🤖 AI Summary
This study addresses the limitations of large language models in generating scientific research roadmaps—specifically, insufficient domain expertise, suboptimal task decomposition, and logical inconsistencies—by proposing RoadMapper, a multi-agent collaborative framework that structures the generation process into three phases: initial drafting, knowledge augmentation, and iterative critique-revision-evaluation. The work introduces RoadMap, the first benchmark dataset for research roadmap generation, and integrates knowledge enhancement with multi-agent coordination. Experimental results demonstrate that RoadMapper significantly outperforms baseline methods in domain specificity, logical coherence, and practical utility, achieving an average performance improvement of over 8% while reducing generation time to merely 16% of that required by human experts.
📝 Abstract
People commonly leverage structured content to accelerate knowledge acquisition and research problem solving.
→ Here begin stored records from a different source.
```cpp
int cimpc_newton_solve_dev(cimpc_handle h, const double* q0_dev, const double* q1_dev, int warm_start) {
    int rc = check_ready(h, true);
    if (rc != CIMPC_OK) return rc;
    if (!q0_dev || !q1_dev) return fail(h, CIMPC_ERR_INVALID, "null argument");
    HIP_TRY(h, hipSetDevice(h->device));
    if (int sy = sync_dz_stores(h, 1); sy != CIMPC_OK) return sy;
    h->dz_producer = 1;
    NewtonDev& S = h->S;
    const int tw_fail0 = *(volatile int*)h->h_twfail;
    h->twfail_seen = tw_fail0;
    const auto t0 = std::chrono::steady_clock::now();
    auto over_budget = [&]() {
        if (h->nt.max_time <= 0.0) return false;
        const double el = std::chrono::duration<double>(std::chrono::steady_clock::now() - t0).count();
        return el >= h->nt.max_time;
    };
    if (!h->external_stream) {
        HIP_TRY(h, hipEventRecord(h->rs.ev_start, h->stream));
        HIP_TRY(h, hipStreamWaitEvent(h->rs.st, h->rs.ev_start, 0));
    }
    HIP_TRY(h, hipMemsetAsync(S.stats, 0, (size_t)h->dm.B * 4 * sizeof(long long), h->external_stream ? h->stream : h->rs.st));
    auto finish_results = [&](hipStream_t st) -> int {
        if (launch_dz_commit(S, st) != CIMPC_OK) return fail(h, CIMPC_ERR_HIP, "sensitivity flush launch failed");
        int rf = launch_solve_finish(S, h->d_result, st);
        if (rf != CIMPC_OK) return fail(h, rf, "result kernel launch failed");
        HIP_TRY(h, hipMemcpyAsync(h->h_result, h->d_result, (8 + (size_t)h->dm.B * (h->dm.nu + 2)) * sizeof(double), hipMemcpyDeviceToHost, st));
        return CIMPC_OK;
    };
    auto run_async = [&](bool from_reset, long long rounds_before, int next_par = -1) -> int {
        IpQueues LQ = h->Q; LQ.par = next_par >= 0 ? next_par : (int)(rounds_before & 1);
        hipStream_t st = h->external_stream ? h->stream : h->rs.st;
        const size_t K = h->Q.K;
        if (h->async_dirty) {
            HIP_TRY(h, hipMemsetAsync(h->a_items, 0xFF, K * h->a_cap * sizeof(int), st));
            HIP_TRY(h, hipMemsetAsync(h->a_jobs, 0xFF, (h->a_rq_cap + h->a_kq_cap) * sizeof(int), st));
            h->async_dirty = false;
        }
        HIP_TRY(h, hipMemsetAsync(h->a_ctrl, 0, (2 * K * QPAD + 64 + 33 * 16) * sizeof(int), st));
        volatile int* hm = (volatile int*)h->h_ring;
        hm[3] = 0;
        NewtonDev Sk = S;
        Sk.b0 = 0; Sk.nb_launch = h->dm.B; Sk.counters = h->d_ring; Sk.counters_next = h->d_ring + 8 * CPAD;
        Sk.host_flag = h->h_ring_dev;
        if (!from_reset) Sk.spec_all = h->sched.spec_tail;
        Sk.WQ = h->Q; Sk.WQ.par = 0;
        Sk.WQ.items = h->a_items; Sk.WQ.cap = (int)h->a_cap;
        Sk.WQ.count = h->a_ctrl; Sk.WQ.head = h->a_ctrl + K * QPAD;
        AsyncQ& A = Sk.A;
        A.on = 1;
        int* c = h->a_ctrl + 2 * K * QPAD;
        A.rq_items = h->a_jobs; A.rq_head = c + 0; A.rq_tail = c + 16;
        A.kq_items = h->a_jobs + h->a_rq_cap; A.kq_head = c + 32; A.kq_tail = c + 48;
        A.n_done = c + 8;
        A.epoch = c + 64;
        A.evals_left = h->a_evals;
        A.abort_flag = (volatile int*)(h->h_ring_dev + 3);
        const int a_grid = from_reset ? h->sched.async_grid : h->sched.tail_grid;
        A.n_service = from_reset ? h->sched.async_service : h->sched.tail_service;
        A.idle_sleep = async_idle_sleep; A.idle_spins = async_idle_spins; A.wake_fan = async_wake_fan;
        A.dbg = h->a_dbg;
        if (h->a_dbg) HIP_TRY(h, hipMemsetAsync(h->a_dbg, 0, 16 * sizeof(long long), st));
        A.B = h->dm.B;
        const KktSite site{.kind = from_reset ? KktSite::Persistent : KktSite::HybridTail, .tw_off = *(volatile int*)h->h_twfail != tw_fail0,
                           .B = h->dm.B, .async_tail = h->sched.async_tail, .waves = std::min(h->sched.waves, 4)};
        A.kkt_tw = plan_kkt_stage(h, site) == KktForm::AsyncTwoJob ? 1 : 0;
        S.kkt_tw_epoch += h->nt.max_iter + 2;
        prof_begin(h, PC_OTHER, st);
        int rc2 = from_reset ? launch_reset(Sk, q0_dev, q1_dev, warm_start, st) : launch_async_handoff(Sk, LQ, st);
        prof_end(h, st);
        if (rc2 != CIMPC_OK) return fail(h, rc2, "reset / hand-off launch failed");
        IpParams p = make_ip_params(h, S.cand, 0, h->d_ring + 2 * CPAD, nullptr);
        if (S.dtn != nullptr) { p.nu = S.nu_cand; p.dtn = S.dtn; }
        p.Q = Sk.WQ;
        p.iter_cap = h->ip.max_iter + 1;
        p.A = A;
        long long solved_before = 0;
        if (h->prof_on && !from_reset) { long long sv[4]; if (int rs = read_stats(h, sv); rs != CIMPC_OK) return rs; solved_before = sv[1]; }
        prof_begin(h, PC_ASYNC, st);
        rc2 = launch_newton_async(&h->dm, p, Sk, std::min(h->sched.waves, 4), a_grid, st);
        prof_end(h, st);
        if (rc2 != CIMPC_OK) return fail(h, rc2, "asynchronous newton launch failed");
        if (int rf = finish_results(st); rf != CIMPC_OK) return rf;
        const double watchdog_s = h->kn.watchdog_s;
        const bool budget = h->nt.max_time > 0.0 && h->nt.max_time < 1.0e6;
        bool timed_out = false;
        const auto tw = std::chrono::steady_clock::now();
        long long polls = 0;
        while (hipStreamQuery(st) == hipErrorNotReady) {
            if (budget && over_budget()) { hm[3] = 1; h->async_dirty = true; break; }
            if ((++polls & 0x3FF) == 0 &&
                std::chrono::duration<double>(std::chrono::steady_clock::now() - tw).count() > watchdog_s) {
                hm[3] = 1; h->async_dirty = true; timed_out = true; break;
            }
        }
        HIP_TRY(h, hipStreamSynchronize(st));
        if (const int twf = *(volatile int*)h->h_twfail; twf != h->twfail_seen) { h->n_kkt_tw_fallbacks += twf - h->twfail_seen; h->twfail_seen = twf; }
        if (timed_out) return fail(h, CIMPC_ERR_HIP, "asynchronous solve: watchdog expired (no completion within CIMPC_ASYNC_WATCHDOG_S)");
        if (h->a_dbg) {
            long long dv[16];
            HIP_TRY(h, hipMemcpy(dv, h->a_dbg, sizeof(dv), hipMemcpyDeviceToHost));
            fprintf(stderr, "[cimpc async] WG-ms: other %.2f kkt %.2f resid %.2f ip %.2f | jobs: kkt %lld resid %lld serve %lld | grid %d service %d | group-trips %.2fM active %.1f%% | group-ms pop %.1f fence %.1f | pop: cas %lld spins %lld claim-ms %.1f wait-ms %.1f\n",
                    dv[0] * 1e-5, dv[1] * 1e-5, dv[2] * 1e-5, dv[3] * 1e-5, dv[9], dv[10], dv[11], h->sched.async_grid, h->sched.async_service, dv[5] * 1e-6, dv[5] ? 100.0 * dv[4] / dv[5] : 0.0, dv[6] * 1e-5, dv[7] * 1e-5, dv[12], dv[13], dv[14] * 1e-5, dv[15] * 1e-5);
        }
        const long long stv[4] = {(long long)h->h_result[0], (long long)h->h_result[1], (long long)h->h_result[2], (long long)h->h_result[3]};
        h->last_stats.sweeps = stv[0];
        h->last_stats.ip_solves = stv[1];
        h->last_stats.ip_iters = stv[2];
        h->last_stats.ip_failures = stv[3];
        h->last_stats.rounds = rounds_before + 1;
        h->last_stats.newton_iters = (long long)h->h_result[4];
        h->prof_ip_problems += solved_before;
        h->prof_async_problems += stv[1] - solved_before;
        if (from_reset) h->prof_kkt_systems += h->last_stats.newton_iters;
        return CIMPC_OK;
    };
    if ((rc = ensure_kkt_ws(h)) != CIMPC_OK) return rc;
    const SolvePath path = choose_solve_path(h->sched, h->kb);
    if (path == SolvePath::Persistent) return run_async(true, 0);
    const bool hybrid = path == SolvePath::Hybrid;
    const int round_limit = max_rounds(h->kn.sched, h->nt.max_iter, h->ip.max_iter);
    RoundStreams sb = h->rs;
    if (h->external_stream) sb.st = h->stream;
    long long launched = 0, completed = 0, rounds = 0;
    const bool dbg_rounds = h->kn.debug_rounds;
    int last_kkt = 0, last_sweep = h->dm.B, last_slots = h->dm.B, last_parked = 0, last_new_slots = h->dm.B;
    const bool ahead = round_ahead(h->sched, h->kb, warm_start != 0, h->nt.max_time > 0.0 && h->nt.max_time < 1.0e6);
    auto launch_round = [&](long long r, bool blind) -> int {
        const int slot = (int)(r & 1), par = (int)(r & 1);
        int* d_cnt = h->d_ring + 8 * CPAD * slot;
        S.kkt_tw_epoch += 1;
        const int tw_fails = *(volatile int*)h->h_twfail;
        if (tw_fails != h->twfail_seen) { h->n_kkt_tw_fallbacks += tw_fails - h->twfail_seen; h->twfail_seen = tw_fails; }
        const bool tw_off = tw_fails != tw_fail0;
        NewtonDev Sk = S;
        Sk.b0 = 0; Sk.nb_launch = h->dm.B; Sk.counters = d_cnt;
        Sk.counters_next = h->d_ring + 8 * CPAD * (slot ^ 1);
        Sk.host_flag = h->h_ring_dev + 8 * slot;
        Sk.A.n_done = hybrid ? h->a_ctrl + 2 * (size_t)h->Q.K * QPAD + 8 : nullptr;
        Sk.round_stamp = (int)(r + 1);
        Sk.WQ = h->Q; Sk.WQ.par = par;
        const bool kkt = (r > 0) && (blind || last_kkt > 0);
        const int n_kkt = blind ? h->dm.B : last_kkt;
        const int* n_kkt_dev = blind ? h->d_ring + 8 * CPAD * (slot ^ 1) + 1 * CPAD : nullptr;
        if (kkt) {
            const bool ov = h->kp.kkt_overlap;
            const KktSite site{.kind = ov ? KktSite::Overlapped : KktSite::Round, .n_kkt = n_kkt, .blind = blind,
                               .sweep_problems = (long long)last_new_slots * h->dm.H, .tw_off = tw_off, .B = h->dm.B};
            hipStream_t kst = ov ? sb.st_kkt : sb.st;
            if (!ov) Sk.kkt_same_round = 1;
            prof_begin(h, PC_KKT, kst);
            int rk = run_kkt_stage(h, Sk, kkt_newton_args(Sk), site, Sk.kkt_list + (size_t)(par ^ 1) * h->dm.B,
                                   ov ? last_kkt : n_kkt, ov ? nullptr : n_kkt_dev, kst);
            prof_end(h, kst);
            if (rk != CIMPC_OK) return fail(h, rk, "kkt launch failed");
            if (ov && hipEventRecord(sb.ev_join, sb.st_kkt) != hipSuccess) return fail(h, CIMPC_ERR_HIP, "join record failed");
        }
        const RoundPlan rp = plan_round(h->kn.sched, h->sched, h->ip.max_iter, kkt, blind, last_sweep, last_slots);
        const long long hint = blind ? -1 : (long long)last_slots * h->dm.H + last_parked;
        if (dbg_rounds && !blind) {
            std::vector<int> qc((size_t)h->Q.K * QPAD);
            (void)hipStreamSynchronize(sb.st); (void)hipStreamSynchronize(sb.st_kkt);
            if (hipMemcpy(qc.data(), h->Q.count + (size_t)par * h->Q.K * QPAD, qc.size() * sizeof(int), hipMemcpyDeviceToHost) == hipSuccess) {
                long long tot = 0;
                for (int k = 0; k < h->Q.K; ++k) tot += qc[(size_t)k * QPAD];
                fprintf(stderr, "[cimpc round %lld] sweep launch: %lld problems queued (host hint %lld)\n", r, tot, hint);
            }
        }
        int rr = run_sweep(h, par, d_cnt + 2 * CPAD, nullptr, sb.st, rp.cap, d_cnt + 3 * CPAD, true, hint);
        if (rr != CIMPC_OK) return rr;
        prof_begin(h, PC_RESID, sb.st);
        if (rp.split_join) {
            rr = launch_resid_decide(Sk, sb.st, rp.n_slots, 1);
            if (rr != CIMPC_OK) return fail(h, rr, "residual launch failed");
        }
        if (kkt && h->kp.kkt_overlap && hipStreamWaitEvent(sb.st, sb.ev_join, 0) != hipSuccess) return fail(h, CIMPC_ERR_HIP, "join failed");
        rr = launch_resid_decide(Sk, sb.st, rp.n_slots, rp.split_join ? 2 : 0);
        prof_end(h, sb.st);
        if (rr != CIMPC_OK) return fail(h, rr, "residual launch failed");
        return CIMPC_OK;
    };
    HIP_TRY(h, hipMemsetAsync(h->Q.count, 0, h->ctl_ints * sizeof(int), sb.st));
    if (hybrid) HIP_TRY(h, hipMemsetAsync(h->a_ctrl + 2 * (size_t)h->Q.K * QPAD, 0, 64 * sizeof(int), sb.st));
    ((volatile int*)h->h_ring)[2] = 0;
    ((volatile int*)h->h_ring)[10] = 0;
    {
        NewtonDev Sk = S;
        Sk.b0 = 0; Sk.nb_launch = h->dm.B; Sk.counters = h->d_ring;
        Sk.WQ = h->Q; Sk.WQ.par = 0;
        prof_begin(h, PC_OTHER, sb.st);
        rc = launch_reset(Sk, q0_dev, q1_dev, warm_start, sb.st);
        prof_end(h, sb.st);
        if (rc != CIMPC_OK) return fail(h, rc, "reset launch failed");
    }
    while (true) {
        if (completed >= round_limit) {
            (void)hipStreamSynchronize(sb.st); (void)hipStreamSynchronize(sb.st_kkt);
            return fail(h, CIMPC_ERR_STATE, "newton_solve: round limit reached with unfinished rollouts");
        }
        while (launched <= completed + (ahead ? 1 : 0)) {
            rc = launch_round(launched, launched > completed);
            if (rc != CIMPC_OK) return rc;
            ++launched;
        }
        {
            volatile int* hm = (volatile int*)h->h_ring + 8 * (completed & 1);
            const int want = (int)(completed + 1);
            long long spins = 0;
            while (hm[2] != want) {
                if ((++spins & 0xFFFFF) == 0 && hipStreamQuery(sb.st) != hipErrorNotReady && hm[2] != want)
                    return fail(h, CIMPC_ERR_HIP, "round finished without publishing its counters");
            }
        }
        volatile int* hr = (volatile int*)h->h_ring + 8 * (completed & 1);
        const int n_sweep = hr[0];
        last_sweep = n_sweep;
        last_kkt = hr[1];
        last_slots = hr[6];
        last_new_slots = hr[7];
        last_parked = hr[4];
        if (dbg_rounds) fprintf(stderr, "[cimpc round %lld] t %.3f ms: next sweep %d rollouts (%d evaluation slots), next kkt %d, parked %d, finished %d\n", completed,
                                1e3 * std::chrono::duration<double>(std::chrono::steady_clock::now() - t0).count(), n_sweep, last_slots, last_kkt, hr[4], hr[5]);
        h->prof_kkt_systems += last_kkt;
        ++completed;
        rounds = completed;
        if ((n_sweep == 0 && last_kkt == 0) || over_budget()) break;
        if (hybrid) {
            if (hand_over(h->sched, h->dm.B - hr[5])) {
                HIP_TRY(h, hipStreamSynchronize(sb.st));
                HIP_TRY(h, hipStreamSynchronize(sb.st_kkt));
                return run_async(false, rounds, (int)(rounds & 1));
            }
        }
    }
    HIP_TRY(h, hipStreamSynchronize(sb.st_kkt));
    if (int rf = finish_results(sb.st); rf != CIMPC_OK) return rf;
    HIP_TRY(h, hipStreamSynchronize(sb.st));
    const long long st[4] = {(long long)h->h_result[0], (long long)h->h_result[1], (long long)h->h_result[2], (long long)h->h_result[3]};
    h->last_stats.sweeps = st[0];
    h->last_stats.ip_solves = st[1];
    h->last_stats.ip_iters = st[2];
    h->last_stats.ip_failures = st[3];
    h->last_stats.rounds = rounds;
    h->last_stats.newton_iters = (long long)h->h_result[4];
    h->prof_ip_problems += st[1];
    return CIMPC_OK;
}

// ... 341 lines not shown
```

contactimplicitmpc/jl_amd/csrc/cimpc_internal.h:

```cpp
#pragma once
#include <hip/hip_runtime.h>
#include <stdint.h>

#include "../../../include/cimpc.h"

namespace cimpc {

constexpr int QPAD = 32;
constexpr int CPAD = 32;

struct IpQueues {
    int* items;
    int* count;
    int* head;
    int* done_count;
    const int* window;
    int cap, K, par;
};
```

Among these, roadmaps guide researchers through hierarchical subtasks to solve complex research problems step by step. Despite progress in structured content generation, the roadmap generation task has remained unexplored. To bridge this gap, we introduce RoadMap, a novel benchmark designed to evaluate the ability of large language models (LLMs) to construct high-quality roadmaps for solving complex research problems. Based on this, we identify three limitations of LLMs: (1) lack of professional knowledge, (2) unreasonable task decomposition, and (3) disordered logical relationships. To address these challenges, we propose RoadMapper, an LLM-based multi-agent system that decomposes the research roadmap generation task into three key stages (i.e., initial generation, knowledge augmentation, and iterative "critique-revise-evaluate"). Extensive experiments demonstrate that RoadMapper can improve LLMs' ability for roadmap generation, while enhancing average performance by more than 8% and saving 84% of the time required by human experts, highlighting its effectiveness and application potential.